То, что случилось потом, может показаться немыслимым, но читатель должен мне поверить — все обстояло именно так. Она остановилась и снова повернулась ко мне. Я поставил ногу на нижнюю ступеньку и схватил ее за руку. Потом потянул вниз, прямо на себя. Она споткнулась, сдвинулась с места, и какое-то мгновение мы стояли рядом у подножия лестницы. Тяжело дыша, я сдавил ей руку, она напряглась и злобно посмотрела на меня. Впоследствии у меня осталось воспоминание, что ее лицо, начиная с этого мгновения, стало совершенно черным.
С внезапным усилием она рванулась от меня и попыталась высвободить руку. Странно, что мое нападение ее не очень-то удивило. Я разжал запястье Гонории и начал выворачивать его, заламывая руку за спину. И тут она с силой ударила меня коленом. Я снова схватил ее за запястье, подняв руку вверх, к плечу. Потом взял ее другую руку. Я услышал, как она с трудом вздохнула от боли. Теперь я стоял сзади, и, когда попробовал надавить на нее покрепче, она тяжело навалилась на меня.
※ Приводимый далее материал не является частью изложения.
@@ -361,28 +379,19 @@
     if (c->tune.timeline) {
       const size_t waves = (size_t)P.wave_blocks * 4;
       if (!c->d_timeline) {
-        if (c->d_timeline.alloc(waves * 3) != hipSuccess) { set_error("hipMalloc failed (timeline)"); return RT_E_NOMEM; }
+        if (c->d_timeline.alloc(waves * 3 + 1) != hipSuccess) { set_error("hipMalloc failed (timeline)"); return RT_E_NOMEM; }
         c->timeline_waves = waves;
       }
       if (c->timeline_waves >= waves) {
-        HIP_TRY(hipMemsetAsync(c->d_timeline, 0, c->timeline_waves * 3 * sizeof(uint64_t), stream));
+        HIP_TRY(hipMemsetAsync(c->d_timeline, 0, (c->timeline_waves * 3 + 1) * sizeof(uint64_t), stream));
         P.counters = reinterpret_cast<unsigned long long*>(c->d_timeline.p);
         c->timeline_valid = true;
       }
     }
     if (!c->tune.no_seed && wave_takes_seed(P, !(c->cfg.flags & RT_FLAG_NO_CULL))) {
-      const int R = c->tune.seed_rows;
-      const int tile_rows = (P.H + R - 1) / R;
-      const size_t tiles = (size_t)tile_rows * (size_t)P.nseg;
-      if (c->seed_cap < tiles) {
-        if (c->d_seed.alloc(tiles) != hipSuccess) return alloc_failed();
-        c->seed_cap = tiles;
-      }
-      P.seed = c->d_seed; P.seed_rows = R; P.seed_tile_rows = tile_rows; P.seed_rows_magic = div_magic_for(R);
-      P.seed_hy = 0.5f * (float)(R * P.aa_y - 1) * P.sy;
-      for (int k = 0; k < 3; ++k) P.seed_eu[k] = 1.0001f * (fabsf(rot[4 * k]) * P.job_hx + fabsf(rot[4 * k + 1]) * P.seed_hy);
-      P.seed_kp_cap = c->tune.seed_kp; P.seed_caster_cap = c->tune.seed_casters; P.seed_keep_sph = c->tune.seed_sph ? 1 : 0;
-      c->seed_tile_rows = tile_rows; c->seed_nseg = P.nseg; c->seed_rows = R;
+      const int rc = use_seed_table(c, &P);
+      if (rc != RT_OK) return rc;
+      if (c->timeline_valid) P.plain_taken = reinterpret_cast<unsigned long long*>(c->d_timeline.p) + c->timeline_waves * 3;
     }
     launch_wave(P, !(c->cfg.flags & RT_FLAG_NO_CULL), false, stream);
   } else if (wave_paths && !(c->cfg.flags & RT_FLAG_NO_CULL) && mesh_kernel_supports(P)) {
@@ -738,6 +747,7 @@
   for (size_t t = 0; t < rec.size(); ++t) {
     SeedRec& r = rec[t];
     r.flags &= kSeedPrimary | kSeedShadow;
+    r.cert = 0u;
     if (!(r.flags & kSeedPrimary)) r.Kp = 0ull;
     if (!(r.flags & kSeedShadow)) { r.D0[0] = r.D0[1] = r.D0[2] = 0.0f; r.ed = 0.0f; r.K = 0ull; r.Kh = 0ull; r.h = -1; }
     const uint64_t n = rows[t / (size_t)c->seed_nseg];
@@ -767,7 +777,58 @@
     for (int q = 0; q < 5; ++q)
       if (is[q]) { counters[2 * q] += 1; counters[2 * q + 1] += n; }
   }
+  for (SeedRec& r : rec) r.cert = 0u;
   if (records) memcpy(records, rec.data(), (size_t)((int64_t)rec.size() < cap ? (int64_t)rec.size() : cap) * sizeof(SeedRec));
+  return RT_OK;
+}
+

И опять ударила меня, на сей раз очень больно.
Я немного разжал ей руку, обвил ее ноги своей ногой и с силой толкнул ее вперед. Она упала на колени, я чуть было не свалился ей на голову и отпустил ее руку. Мы сплелись в клубок и покатились по полу. Я давил на нее всем телом, стараясь отыскать запястье. Она лежала на спине, пихала меня и царапала обеими руками, силясь угодить мне ногой в живот. Гонория боролась как одержимая, но любопытно, что за время нашей короткой схватки ни разу не вскрикнула.
Пальто мешали нам, а я к тому же был очень пьян, что отнюдь не помогало. Она оказалась еще сильнее, чем можно было ожидать. Но мне потребовалось лишь мгновение, чтобы схватить ее за обе руки. Я сдавил их своей рукой и давил на нее, пока она не успокоилась. Я видел ее лицо под своим — черные усики над верхней губой и сверкнувшие белые зубы. Я немного приподнялся и трижды ударил ее свободной рукой. Я бил ее ребром ладони поперек рта. Она закрыла глаза и попыталась увернуться. Это я тоже ясно видел в воспоминании.